Dari dua tahun tersebut, perkara yang banyak diterima penyidik jaksa, di urutan pertama masalah narkotika.

"Dari tahun ke tahun, mulai 2016, narkotika masih di urutan pertama dengan 648 perkara. Kemudian di tahun 2017, narkotika masih bertahan di urutan pertama ada 851 perkara diterima penyidik jaksa Kejari Surabaya," kata Kepala Kejari Surabaya Teguh Darmawan, Kamis (28/12).

Dalam data didapat dari penyidik Pidana Umum (Pidum), urutan kedua di tahun 2016 itu kasus pencurian dengan 624 perkara, kasus lain-lain seperti tindak pidana ringan 473 perkara, penipuan penggelapan 295 perkara, judi 166 perkara, pemalsuan dokumen 25 perkara.

Untuk di tahun 2017 sendiri, setelah perkara narkotika, urutan kedua kasus pencurian dengan 733 perkara, kasus lain-lain seperti tindak pidana ringan ada 248 perkara, perjudian 136 perkara, penipuan ataupun penggelapan 102 perkara penganiayaan 77 perkara.

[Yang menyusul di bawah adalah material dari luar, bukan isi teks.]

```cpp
template <int MAXN, bool GEN, int SBNB, bool CODD, int TIER = TIER_MAIN, class WS = Ws<MAXN, GEN>,
          class L = WsSerial<MAXN>, bool FIXED = false>
__device__ __forceinline__ uint32_t step_env(
    const Params &P, WS &w, int lane, int64_t e, int8_t *__restrict__ board, uint64_t *__restrict__ rng, int32_t *__restrict__ timer,
    const int32_t *__restrict__ actions, int32_t *__restrict__ reward, int32_t *__restrict__ n_new,
    int32_t *__restrict__ n_act, uint8_t *__restrict__ flags_out, uint64_t *__restrict__ eff, int trust_eff,
    int autoreset, L *lists) {
    const int N = P.N, W = P.W;
    constexpr bool INLINE_GEN = !GEN && MAXN == 128;
    const bool same = autoreset == 1 || autoreset == 2;
    const bool regen_inline = autoreset == 1 || autoreset == 3;
    int a = __builtin_amdgcn_readfirstlane(actions[e]);
    const int t0 = __builtin_amdgcn_readfirstlane(timer[e]);
    const uint64_t effrow = lane < W ? eff[e * W + lane] : 0ULL;
    TMG_KEEP_V(effrow);
    if (P.sample) {
        a = __builtin_amdgcn_readfirstlane(sample_action(P, effrow, e, lane));
        if (lane == 0) const_cast<int32_t *>(actions)[e] = a;
    }
#ifndef TMG_QEXIT
#define TMG_QEXIT 1
#endif
    if (TMG_QEXIT && trust_eff && t0 < P.num_moves - 1 && (unsigned)a < (unsigned)P.A) {
        if (!((rdlane64(effrow, a >> 6) >> (a & 63)) & 1ULL)) {
            if (lane == 0) {
                uint64_t ve = (uint64_t)e;
                TMG_OPAQUE_V(ve);
                timer[ve] = t0 + 1;
                reward[ve] = 0; n_new[ve] = 0; n_act[ve] = 0;
                flags_out[ve] = (uint8_t)0;
                if (P.vo_term) reinterpret_cast<uint32_t *>(P.vo_term)[ve] = 0u;
                if (P.vo_left) P.vo_left[ve] = (int64_t)(P.num_moves - 1 - t0);
            }
            return 0;
        }
    }
    bool pend = false;
    if (t0 >= P.num_moves || a < 0 || a >= P.A) {
        pend = autoreset >= 3 && t0 >= P.num_moves;
    }
    if (!pend && (t0 >= P.num_moves || a < 0 || a >= P.A)) {
        if (lane == 0) {
            reward[e] = 0; n_new[e] = 0; n_act[e] = 0; flags_out[e] = FL_ERR;
            store_vo(P, e, FL_ERR, t0);
        }
        if ((P.oh || P.vo_obs) && !trust_eff) {
            load_board(P, w, lane, board + e * 2 * N);
            WSYNC();
            if (P.oh) store_onehot(P, w, lane, e);
            if (P.vo_obs) store_obs(P, w, lane, e);
        }
        return ST_CALLER;
    }
    int8_t *gb = board + e * 2 * N;
    uint64_t *ge = eff + e * W;
    const int t1 = t0 + 1;
    const bool done = !pend && t1 == P.num_moves;
    const bool regen = pend || (done && same);
    int flags = done ? FL_DONE : 0;
    bool effective = false;
    if (trust_eff && !pend) {
        effective = (rdlane64(effrow, a >> 6) >> (a & 63)) & 1ULL;
    }
    if (trust_eff && !effective && !(regen && regen_inline)) {
        const bool defer = regen;
        if (done && !same) {
            for (int i = lane; i < W; i += 64) ge[i] = 0ULL;
            if (P.vo_mask) store_mask(P, w, lane, e, true);
        }
        if (done && same && P.vo_final) {
            const int nbw = ((2 * N) & 3) == 0 ? (2 * N) >> 2 : 0;
            const uint32_t *src = reinterpret_cast<const uint32_t *>(gb);
            uint32_t *dst = reinterpret_cast<uint32_t *>(P.vo_final + e * 2 * N);
            for (int i = lane; i < nbw; i += 64) dst[i] = src[i];
            for (int i = 4 * nbw + lane; i < 2 * N; i += 64) P.vo_final[e * 2 * N + i] = gb[i];
        }
        if (lane == 0) {
            const int tn = defer ? 0 : t1;
            timer[e] = tn; reward[e] = 0; n_new[e] = 0; n_act[e] = 0;
            flags_out[e] = (uint8_t)(flags | (defer ? FL_RESET : 0));
            store_vo(P, e, flags, tn);
        }
        return 0;
    }
    int r1, c1, r2, c2;
    action_coords(P.R, P.C, a, r1, c1, r2, c2);
    const int p1 = r1 * P.C + c1, p2 = r2 * P.C + c2;

    const int nbw = (2 * N) >> 2;
    const bool bwhole = ((2 * N) & 3) == 0 && nbw <= 64;
    const uint32_t bw = bwhole ? reinterpret_cast<const uint32_t *>(gb)[lane < nbw ? lane : 0] : 0u;
    const uint64_t *rp = rng + e * 5;
    const uint64_t q0 = rp[0], q1 = rp[1], q2 = rp[2], q3 = rp[3], q4 = rp[4];
    bool rowp = false;
    if constexpr (SBNB > 0 && !GEN) rowp = rp_shape(P);
    const JumpRow jrow = jump_row_load(P, lane, rowp);
    if (bwhole) {
        if (lane < nbw) reinterpret_cast<uint32_t *>(w.brd)[lane] = bw;
    } else {
        load_board(P, w, lane, gb);
    }
    if constexpr (GEN) {
        for (int p = lane; p < N; p += 64) w.mark[p] = 0;
    }
    if constexpr (TIER == TIER_SPILL) COVER(CV_SPILL_RUN);
    WSYNC();
    if constexpr (!GEN) {
        bool ok = true;
        for (int p = lane; p < N; p += 64) ok &= w.brd[N + p] == 1;
        if (__ballot(!ok) != 0ULL) {
            if (lane == 0) {
                reward[e] = 0; n_new[e] = 0; n_act[e] = 0; flags_out[e] = FL_ERR;
                store_vo(P, e, FL_ERR, t0);
            }
            return ST_INTERNAL;
        }
    }
    if (!trust_eff && !pend) {
        bool ex = lane == 0 ? eff_exact(P, w.brd, a) : false;
        effective = __ballot(ex) != 0ULL;
    }
    Rng g;
    g.slo = bcast64(q0); g.shi = bcast64(q1); g.ilo = bcast64(q2); g.ihi = bcast64(q3); g.h = bcast64(q4);
    LaneJump J = jump_row_finish(jrow, g);
    const Cells<MAXN / 64> cl = make_cells<MAXN / 64>(P, lane);
    int elim = 0, nn = 0, na = 0;
    bool changed = false;
    if (effective) {
        if constexpr (SBNB > 0 && !GEN) {
            bool nolds = false;
            if constexpr (INLINE_GEN)
                nolds = regen && regen_inline && P.C <= 32 && !P.vo_final && !P.oh && !P.vo_obs;
            if (rowp) elim = rp_move<SBNB, CODD, kRpLevers>(P, w, lane, J, g, cl, p1, p2, flags, nolds);
            else elim = sb_move<SBNB, CODD>(P, w, lane, J, g, cl, p1, p2, flags, e);
        } else elim = board_move<MAXN, GEN, SBNB, CODD, TIER>(P, w, lane, J, g, cl, p1, p2, flags, nn, na, e, lists,
                                                             trust_eff != 0);
        changed = true;
        if constexpr (GEN) {
            if (flags & FL_OVF) {
                if constexpr (TIER == TIER_MAIN) {
                    if (queue_env(P.spill, lane, e)) { COVER(CV_SPILL); return 0; }
                }
                flags = (flags & ~FL_OVF) | FL_ERR;
            }
        }
    }
    int tnew = t1;
    if (regen) {
        if (done && P.vo_final) store_board(P, w, lane, P.vo_final + e * 2 * N);
        if constexpr (INLINE_GEN) {
            if (regen_inline) {
                int fg = -1;
                if constexpr (SBNB > 0) {
                    if (P.C <= 32) fg = bp_generate<SBNB, true, FIXED>(P, w, lane, g);
                    if (fg < 0) {
                        if (rowp) J = load_jump(P, lane, g);
                        fg = sb_generate_exact<SBNB, CODD>(P, w, lane, J, g, cl);
                    }
                } else {
                    fg = generate_board(P, w, lane, J, g, cl);
                }
                flags |= fg;
                changed = true;
            }
        }
        tnew = 0;
        flags |= FL_RESET;
    }
    if (changed) {
        store_board(P, w, lane, gb);
        store_rng(rng + e * 5, g, lane);
    }
    if (P.oh && (changed || !trust_eff)) store_onehot(P, w, lane, e);
    if (P.vo_obs && (changed || !trust_eff)) store_obs(P, w, lane, e);
    if (done && !same) {
        for (int i = lane; i < W; i += 64) ge[i] = 0ULL;
        if (P.vo_mask) store_mask(P, w, lane, e, true);
    } else if (changed) {
        for (int i = lane; i < W; i += 64) ge[i] = w.effw[i];
        if (P.vo_mask) store_mask(P, w, lane, e, false);
    } else if (!trust_eff) {
        scan_effective(P, w, lane, cl, false);
        WSYNC();
        for (int i = lane; i < W; i += 64) ge[i] = w.effw[i];
        if (P.vo_mask) store_mask(P, w, lane, e, false);
    }
    if (lane == 0) {
        timer[e] = tnew;
        reward[e] = elim;
        n_new[e] = nn;
        n_act[e] = na;
        flags_out[e] = (uint8_t)flags;
        store_vo(P, e, flags, tnew);
    }
    return ((flags & FL_ERR) ? ST_INTERNAL : 0u) | ((flags & FL_OVF) ? ST_OVERFLOW : 0u);
}

#if defined(__clang__)
#define TMG_ASSUME(x) __builtin_assume(x)
#else
#define TMG_ASSUME(x) do { if (!(x)) __builtin_unreachable(); } while (0)
#endif
constexpr int shape_fix(int R, int C, int k, int smask) { return (R << 24) | (C << 16) | (k << 8) | smask; }
constexpr int kNoFix = 0;
constexpr int kFixAnySpecials = 255;
constexpr int kFixC2 = shape_fix(10, 10, 4, 0);
constexpr int kFixC3 = shape_fix(10, 10, 4, SP_VLASER | SP_HLASER | SP_BOMB);
constexpr int kFixC5 = shape_fix(20, 20, 6, SP_COOKIE | SP_VLASER | SP_HLASER | SP_BOMB);
constexpr int kFixReset10 = shape_fix(10, 10, 4, kFixAnySpecials);
constexpr int kFixReset20 = shape_fix(20, 20, 6, kFixAnySpecials);
__host__ __device__ constexpr uint64_t fix_mask(int R, int C, int w, int what) {
    uint64_t m = 0;
    for (int p = 0; p < R * C && p < 128; p++) {
        const int c = p % C;
        if ((p & 1) != w) continue;
        const bool on = what == 0 ? true : what == 1 ? p >= C : what == 2 ? p >= 2 * C : what == 3 ? c <= C - 2
                      : what == 4 ? c >= 1 : c <= C - 3;
        if (on) m |= 1ULL << (p >> 1);
    }
    return m;
}
template <int FIX>
__device__ __forceinline__ void assume_shape(const Params &P) {
    if constexpr (FIX != kNoFix) {
        constexpr struct { int R, C, K, smask; } F{FIX >> 24, (FIX >> 16) & 255, (FIX >> 8) & 255, FIX & 255};
        TMG_ASSUME(P.R == F.R);
        TMG_ASSUME(P.C == F.C);
        TMG_ASSUME(P.N == F.R * F.C);
// ... 11 lines not shown
        TMG_ASSUME(P.field[0] == m0);                                   \
        TMG_ASSUME(P.field[1] == m1);                                   \
    }
            TMG_ASSUME_MASK(sb_in, 0)
            TMG_ASSUME_MASK(sb_u, 1)
            TMG_ASSUME_MASK(sb_v, 2)
            TMG_ASSUME_MASK(sb_nl, 3)
            TMG_ASSUME_MASK(sb_nf, 4)
            TMG_ASSUME_MASK(sb_h, 5)
#undef TMG_ASSUME_MASK
        }
    }
}

template <int MAXN, bool GEN, int SBNB = 0, bool CODD = false, int FIX = kNoFix>
__global__ __launch_bounds__(64, MAXN == 128 ? (GEN ? kGen128Waves : (FIX != kNoFix ? kLean128Waves : kLean128GenericWaves))
                                            : (FIX == kFixC5 ? kC5StepWaves : 1)) void step_kernel(
    Params P_, int64_t n, int8_t *__restrict__ board, uint64_t *__restrict__ rng, int32_t *__restrict__ timer,
    const int32_t *__restrict__ actions, int32_t *__restrict__ reward, int32_t *__restrict__ n_new,
    int32_t *__restrict__ n_act, uint8_t *__restrict__ flags_out, uint64_t *__restrict__ eff, int trust_eff,
    int autoreset) {
    TMG_SMEM_DECL(smem);
    using WS = Ws<MAXN, GEN>;
    const Params &P = TMG_KERNARG_PARAMS(P_);
    assume_shape<FIX>(P);
    const int lane = threadIdx.x & 63;
    WS &w = *reinterpret_cast<WS *>(smem);
    const int64_t e = wg_env();
    if (e >= n) return;
    WsSerial<MAXN> *lists = nullptr;
    if constexpr (GEN) lists = &w.s;
    const uint32_t st = step_env<MAXN, GEN, SBNB, CODD, TIER_MAIN, WS, WsSerial<MAXN>, FIX != kNoFix>(
        P, w, lane, e, board, rng, timer, actions, reward, n_new, n_act, flags_out, eff, trust_eff, autoreset, lists);
    note_status(P, lane, st);
}

template <int MAXN, class Body>
__device__ __forceinline__ void spill_drain(const Params &P, int64_t limit, Body body) {
    TMG_SMEM_DECL(smem);
    using WS = Ws<MAXN, false>;
    const int lane = threadIdx.x & 63;
    WS &w = *reinterpret_cast<WS *>(smem);
    SpillQ *q = P.spill;
    WsSerialBig<MAXN> *lists = reinterpret_cast<WsSerialBig<MAXN> *>(P.spill_ws) + blockIdx.x;
    const int64_t queued = (int64_t)(uint32_t)__builtin_amdgcn_readfirstlane((int)q->count);
    const int cnt = (int)(queued < q->cap ? queued : q->cap);
    int done = 0;
    for (int i = (int)blockIdx.x; i < cnt; i += (int)gridDim.x) {
        const int64_t id = (int64_t)bcast64((uint64_t)q->env[i]);
        if (id < 0 || id >= limit) continue;
        WSYNC();
        note_status(P, lane, body(w, lane, id, lists));
        done++;
    }
    if (lane == 0) {
        if (done) atomicAdd(&q->total, (unsigned long long)done);
        __threadfence();
        if (atomicAdd(&q->done, 1u) == gridDim.x - 1) { q->count = 0u; q->done = 0u; }
    }
}

template <int MAXN>
__global__ __launch_bounds__(64, 8) void spill_kernel(
    Params P, int64_t n, int8_t *__restrict__ board, uint64_t *__restrict__ rng, int32_t *__restrict__ timer,
    const int32_t *__restrict__ actions, int32_t *__restrict__ reward, int32_t *__restrict__ n_new,
    int32_t *__restrict__ n_act, uint8_t *__restrict__ flags_out, uint64_t *__restrict__ eff, int trust_eff,
// ... 84 lines not shown
```

tile-match-gym_amd/csrc/tmg_capi.hip:

```cpp
#include <hip/hip_runtime.h>

#include <cstdio>
#include <cstdlib>
#include <cstring>
#include <mutex>
#include <string>
#include <utility>
#include <vector>

#include "tmg.h"
#include "tmg_board.hip"
#include "tmg_dispatch.h"
#include "tmg_expand.hip"
#include "tmg_launch.h"
#include "tmg_seed.h"

#ifndef TMG_SRC_SHA
#define TMG_SRC_SHA "unknown"
#endif
#ifndef TMG_VARIANT
#define TMG_VARIANT "product"
#endif

namespace {
// ... 84 lines not shown
    }
    *q = sp->q;
    *ws = sp->ws;
    return 0;
}

static int set_device(tmg_ctx *ctx) {
    int dev = 0;
    (void)hipGetDevice(&dev);
    if (dev != ctx->device) return hip_check(hipSetDevice(ctx->device), "hipSetDevice");
    return 0;
}

static int do_reset(tmg_ctx *ctx, const Params &P, int64_t n, int8_t *board, uint64_t *rng, int32_t *timer,
                    uint64_t *eff, const uint8_t *env_mask, int mask_bits, hipStream_t s, int epw) {
    const dim3 grid = tmg::env_grid((n + epw - 1) / epw);
    if (ctx->maxn == 128) tmg::launch_reset128(ctx->sb, grid, s, P, n, board, rng, timer, eff, env_mask, mask_bits, epw);
    else tmg::launch_reset512(grid, s, P, n, board, rng, timer, eff, env_mask, mask_bits, epw);
    return hip_check(hipGetLastError(), "kernel launch");
}

static int do_step(tmg_ctx *ctx, Params P, StepArgs a, hipStream_t s) {
    const tmg::StepRoute r = tmg::route_step(P, ctx->maxn, a.trust_eff, a.autoreset, a.n, true);
    const dim3 grid = tmg::env_grid(a.n);
    if (r.spill) {
        int rc = spill_for(ctx, s, a.n, &P.spill, &P.spill_ws);
        if (rc) return rc;
    }
    a.autoreset = r.kernel_autoreset;
    if (r.lane) {
        tmg::launch_step_lane(s, P, a);
    } else {
        switch (tmg::step_group(P, ctx->maxn, ctx->sb, r.lean)) {
        case tmg::StepGroup::Lean128: tmg::launch_step_lean128(ctx->sb, grid, s, P, a); break;
        case tmg::StepGroup::Gen128Even: tmg::launch_step_gen128_even(ctx->sb, grid, s, P, a); break;
        case tmg::StepGroup::Gen128Odd: tmg::launch_step_gen128_odd(grid, s, P, a); break;
        case tmg::StepGroup::Step512: tmg::launch_step512(!r.lean, grid, s, P, a); break;
        }
    }
    int rc = hip_check(hipGetLastError(), "kernel launch");
    if (rc) return rc;
    if (r.spill) {
        if (ctx->maxn == 128) tmg::launch_spill128(s, P, a);
        else tmg::launch_spill512(s, P, a);
        rc = hip_check(hipGetLastError(), "kernel launch");
        if (rc) return rc;
    }
    if (!r.deferred) return 0;
    return do_reset(ctx, P, a.n, a.board, a.rng, a.timer, a.eff, a.flags, tmg::FL_RESET, s, r.reset_epw);
}

static int check_call(tmg_ctx *ctx, int64_t n) {
    if (!ctx) return fail(-1, "null context");
    if (n < 0) return fail(-2, "negative batch size");
    return set_device(ctx);
}

static int check_full(tmg_ctx *ctx, int64_t n) {
    int rc = check_call(ctx, n);
    if (!rc && ctx->scan_only) return fail(-2, "context made by tmg_create_scan: tmg_effective only");
    return rc;
}

namespace {

bool has_line(const int *b, int R, int C) {
    for (int r = 0; r < R; r++)
// ... 756 lines not shown
```

tile-match-gym_amd/csrc/tmg_dispatch.h:

```cpp
#pragma once
#include <stdint.h>

namespace tmg {


#ifndef TMG_LANE
#define TMG_LANE 1
#endif
#ifndef TMG_LANE_MIN_ENVS
#define TMG_LANE_MIN_ENVS 131072
#endif
constexpr bool kLaneKernel = TMG_LANE != 0;
constexpr int64_t kLaneMinEnvs = TMG_LANE_MIN_ENVS;
#ifndef TMG_LANE_SMALL
#define TMG_LANE_SMALL 32768
#endif
constexpr int64_t kLaneSmallEnvs = TMG_LANE_SMALL;
#ifndef TMG_LANE_RESET_EPW
#define TMG_LANE_RESET_EPW 2
#endif
constexpr int kLaneResetEnvs = TMG_LANE_RESET_EPW;
constexpr int kMaskedResetEnvs128 = 8;
constexpr int kMaskedResetEnvs512 = 2;
#ifndef TMG_GEN_SAMPLE
#define TMG_GEN_SAMPLE 0
#endif
constexpr bool kGenSampleInKernel = TMG_GEN_SAMPLE != 0;

inline int shape_maxn(const Params &P) { return P.N <= 128 ? 128 : 512; }
inline bool shape_sb(const Params &P) { return P.N <= 128 && P.C <= 63; }
inline bool lane_shape(const Params &P) {
    return P.smask == 0 && P.R == 10 && P.C == 10 && (P.k == 4 || P.k == 5);
}
inline bool fused_output(const Params &P) {
    return P.oh || P.vo_term || P.vo_mask || P.vo_left || P.vo_final || P.vo_obs;
}

inline bool lean_step(const Params &P, int trust_eff) { return P.smask == 0 && trust_eff; }

inline int reset_envs_per_wave(int maxn, bool masked, int override = 0) {
    return !masked ? 1 : override ? override : maxn == 128 ? kMaskedResetEnvs128 : kMaskedResetEnvs512;
}

inline bool sample_ahead(const Params &P, int trust_eff) {
    return P.sample && !kGenSampleInKernel && !lean_step(P, trust_eff);
}

struct StepRoute {
    bool lean;
    bool lane;
    bool deferred;
    bool spill;
    int kernel_autoreset;
    int reset_epw;
};
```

Kemudian, kasus kekerasan, penganiayaan, pelecehan seksual dalam perlindungan anak 56 perkara, perdagangan orang sebanyak 42 perkara, kekerasan dalam rumah tangga (KDRT) sebanyak 23 perkara, dan pemalsuan dokumen atau surat 22 perkara.

Menurut Kasi Pidum Kejari Surabaya Didik Adyotomo mengungkapkan selama setahun terakhir di 2017, berkas perkara yang diterimanya sudah dinyatakan tahap II dan dilimpahkan ke Pengadilan Negeri Surabaya sebanyak 2.406 perkara.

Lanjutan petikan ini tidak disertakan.